» **ABOUT THIS EXERCISE**
Only one stretch of the data below is wanted: the lines from the one with "std::fflush(stderr);" through the one with "if (j < 0 || j", repeated exactly.

───── RECORDS FOR THIS TASK

void run_launch(avae_handle* h, const Launch& L, hipStream_t s, unsigned long long* stamps, int stamp) {
    Timed t(h, s, L.name);
    if (L.type == 1) launch_gather(h->cfg.compute_dtype, L.ga, L.blocks, s);
    else if (L.type == 2) launch_col2im(h->cfg.compute_dtype, L.ca, L.blocks, s);
    else if (L.type == 3) launch_reduce(L.ra, L.blocks, s);
    else if (L.type == 4) launch_thin(h->cfg.compute_dtype, L.ta, L.blocks, s);
    else if (L.type == 5) launch_colsum(L.ra, L.blocks, s);
    else if (L.type == 6) launch_wadj(h->cfg.compute_dtype, L.wa, L.blocks, s);
    else if (L.type == 7) launch_gperm(L.gp, L.blocks, s);
    else if (L.type == 8) launch_rowsum(h->cfg.compute_dtype, L.rs, L.blocks, s);
    else if (L.type == 9) launch_sums(L.ra, L.blocks, s);
    else if (L.cfg == 13) launch_chain2(h->cfg.compute_dtype, L.args, L.grid_x, L.grid_y, L.lds, h->at<unsigned>(h->off_chain), h->at<unsigned>(h->off_chain) + kMaxMod * 64, s);
    else if (L.cfg == 11) launch_small_head(h->cfg.compute_dtype, L.lean_act, L.args, L.grid_x, L.grid_y, L.lds, s, stamps, stamp);
    else if (L.cfg == 10) launch_small_latb(h->cfg.compute_dtype, L.lean_act, L.args, L.grid_x, L.grid_y, L.lds, h->state(), s, stamps, stamp);
    else if (L.cfg == 9) launch_small_loss(h->cfg.compute_dtype, L.args, L.grid_x, L.grid_y, L.lds, s, stamps, stamp);
    else if (L.cfg == 7) launch_small(h->cfg.compute_dtype, L.args, L.grid_x, L.grid_y, L.lds, s, stamps, stamp);
    else if (L.tn && L.cfg == 12) launch_small_tn(h->cfg.compute_dtype, L.targs, L.grid_x, L.grid_y, s, stamps, stamp);
    else if (L.tn) launch_grouped_tn(h->cfg.compute_dtype, L.cfg, L.targs, L.grid_x, L.grid_y, L.lds, h->state(), s, stamps, stamp);
    else launch_grouped(h->cfg.compute_dtype, L.cfg, L.args, L.grid_x, L.grid_y, L.lds, h->state(), s, stamps, stamp);
    LAUNCH_OK(L.name);
    if (h->debug_sync) {
        std::fprintf(stderr, "[avae] launch %s type=%d cfg=%d items=%d blocks=%d\n", L.name.c_str(), L.type, L.cfg, L.count, L.blocks);
        for (int i = 0; i < L.args.n_items && L.type == 0; ++i)
            std::fprintf(stderr, "        item kind=%d M=%d N=%d K=%d lda=%d ldb=%d tiles=%dx%d\n", L.args.items[i].kind, L.args.items[i].M,
                         L.args.items[i].N, L.args.items[i].K, L.args.items[i].lda, L.args.items[i].ldb, L.args.items[i].tiles_m, L.args.items[i].tiles_n);
        for (int i = 0; i < L.ga.n_seg && L.type == 1; ++i)
            std::fprintf(stderr, "        gather B=%d IH=%d Cin=%d OH=%d k=%d so=%d d=%d pad=%d sb=%d sp=%d ones=%d ldp=%d tiles=%dx%d\n", L.ga.seg[i].g.B, L.ga.seg[i].g.IH,
                         L.ga.seg[i].g.Cin, L.ga.seg[i].g.OH, L.ga.seg[i].g.k, L.ga.seg[i].g.so, L.ga.seg[i].g.d, L.ga.seg[i].g.pad, L.ga.seg[i].g.src_sb, L.ga.seg[i].g.src_sp,
                         L.ga.seg[i].g.ones, L.ga.seg[i].ldp, L.ga.seg[i].tiles_r, L.ga.seg[i].tiles_c);
        for (int i = 0; i < L.ca.n_seg && L.type == 2; ++i)
            std::fprintf(stderr, "        col2im B=%d IH=%d Cin=%d OH=%d k=%d lddp=%d lda=%d g0=%p tiles=%dx%d\n", L.ca.seg[i].g.B, L.ca.seg[i].g.IH, L.ca.seg[i].g.Cin,
                         L.ca.seg[i].g.OH, L.ca.seg[i].g.k, L.ca.seg[i].lddp, L.ca.seg[i].lda, (const void*)L.ca.seg[i].g0, L.ca.seg[i].tiles_r, L.ca.seg[i].tiles_c);
        std::fflush(stderr);
        HIP_OK(hipStreamSynchronize(s));
    }
}

bool has_hyper_item(const Launch& L) {
    for (int i = 0; i < L.args.n_items && L.type == 0; ++i)
        if (L.args.items[i].kind == K_LATENT || (L.args.items[i].kind == K_COST && L.args.items[i].bump_step)) return true;
    return false;
}

void run_set(avae_handle* h, const std::vector<Launch>& ls, size_t lo, size_t hi, int j, hipStream_t s, int stamp_base = -1, bool train = false) {
    unsigned long long* stamps = nullptr;
#ifdef AVAE_STAMPS
    if (stamp_base >= 0) stamps = h->at<unsigned long long>(h->off_stamps);
#endif
    const HyperEntry* hyper = nullptr;
    if (train && h->sched_on) {
        if (!h->sched_buf.p) throw Err("internal error: a schedule is on without its device state");
        if (j < 0 || j >= kHyperSets) throw Err("internal error: staging set outside the schedule table");
        hyper = h->sched_buf.as<SchedState>()->tab;
    }
    for (size_t i = lo; i < hi && i < ls.size(); ++i) {
        const int k = stamp_base + (int)(i - lo);
        if (j == 0 && !(hyper && has_hyper_item(ls[i]))) run_launch(h, ls[i], s, stamps, k);
        else run_launch(h, relocated(h, ls[i], j, hyper), s, stamps, k);
    }
}

void run_launches(avae_handle* h, const std::vector<Launch>& ls, hipStream_t s) { run_set(h, ls, 0, ls.size(), 0, s); }

void run_adam(avae_handle* h, int mode, hipStream_t s, int bucket = -1, bool from_avg = false) {
    AdamArgs a;
    std::memset(&a, 0, sizeof(a));
    int blocks = h->adam_blocks;
    if (bucket < 0) {
        a.items = h->at<AdamItem>(h->off_adam);
        a.n_items = (int)h->adam_items.size();
        if (a.n_items > kMaxAdamItems) throw Err("internal error: too many Adam items");
        for (int i = 0; i < a.n_items; ++i) a.base[i] = h->adam_items[i].tile_base;
    } else {
        a.items = h->at<AdamItem>(h->off_adam_b) + h->adam_first_b[bucket];
        a.n_items = h->adam_count_b[bucket];
        for (int i = 0; i < a.n_items; ++i) a.base[i] = h->adam_items_b[h->adam_first_b[bucket] + i].tile_base;
        blocks = h->adam_blocks_b[bucket];
        if (blocks == 0) return;
    }
    a.book = (bucket <= 0) ? 1 : 0;
    a.mode = mode;
    a.lr = h->cfg.learning_rate; a.beta1 = h->cfg.beta1; a.beta2 = h->cfg.beta2; a.eps = h->cfg.adam_eps;
    a.st = h->state();
    a.cost_src = h->grad() + h->P_int;
    a.clip = (mode == 0 && h->clip_on) ? h->clip_buf.as<ClipState>() : nullptr;
    a.n_partial = sumsq_blocks((long long)h->P_int);
    if (mode == 0 ? h->ema_on : from_avg) {
        if (!h->ema_buf.p) throw Err("internal error: averaging is on without its device state");
        a.ema = h->ema_buf.as<EmaState>(); a.avg = h->ema_avg(); a.theta0 = h->at<float>(h->off_theta);
    }
    Timed t(h, s, mode == 0 ? (bucket < 0 ? "adam" : bucket == 0 ? "adam_dec" : "adam_enc") : "shadow_refresh");
    launch_adam(h->cfg.compute_dtype, a, blocks, s);
    LAUNCH_OK(mode == 0 ? "adam" : "shadow_refresh");
}

void run_grad_sumsq(avae_handle* h, hipStream_t s) {
    ClipState* cs = h->clip_buf.as<ClipState>();
    if (!cs) throw Err("internal error: clipping is on without its device state");
    timed_launch(h, s, "grad_sumsq", [&] { launch_grad_sumsq(h->grad(), (long long)h->P_int, cs->partial, s); });
}

struct PrepIn { const float* const* in = nullptr; const int32_t* in_ld = nullptr; bool corrupt = false; };

PrepArgs new_prep(const avae_handle* h, unsigned long long salt, int row0 = 0) {
    PrepArgs a;
// ... 36 lines not shown
    fill_prep_eps(h, a, eps, rows);
    a.n_steps = n_steps; a.blocks_per_step = a.total_tiles + a.eps_blocks; a.set_stride = (long long)h->stage_bytes;
    if (present) { a.pres_src = present; a.pres_dst = h->pres_buf.as<unsigned char>(); a.pres_ld = h->M; }
    if (h->sched_on && salt == kTrainSalt) a.sched = h->sched_buf.as<SchedState>();
    return a;
}

void run_prep_batch(avae_handle* h, const float* const* x, const int32_t* x_ld, const float* eps, int rows,
                    unsigned long long salt, hipStream_t s, const uint8_t* present = nullptr, int n_steps = 1, const PrepIn& pin = PrepIn()) {
    const PrepArgs a = make_prep_batch(h, x, x_ld, eps, rows, salt, n_steps, present, pin);
    timed_launch(h, s, "prep", [&] { launch_prep(h->cfg.compute_dtype, a, s); });
}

──────────

» **ANSWER BELOW**
        std::fflush(stderr);
        HIP_OK(hipStreamSynchronize(s));
    }
}

bool has_hyper_item(const Launch& L) {
    for (int i = 0; i < L.args.n_items && L.type == 0; ++i)
        if (L.args.items[i].kind == K_LATENT || (L.args.items[i].kind == K_COST && L.args.items[i].bump_step)) return true;
    return false;
}

void run_set(avae_handle* h, const std::vector<Launch>& ls, size_t lo, size_t hi, int j, hipStream_t s, int stamp_base = -1, bool train = false) {
    unsigned long long* stamps = nullptr;
#ifdef AVAE_STAMPS
    if (stamp_base >= 0) stamps = h->at<unsigned long long>(h->off_stamps);
#endif
    const HyperEntry* hyper = nullptr;
    if (train && h->sched_on) {
        if (!h->sched_buf.p) throw Err("internal error: a schedule is on without its device state");
        if (j < 0 || j >= kHyperSets) throw Err("internal error: staging set outside the schedule table");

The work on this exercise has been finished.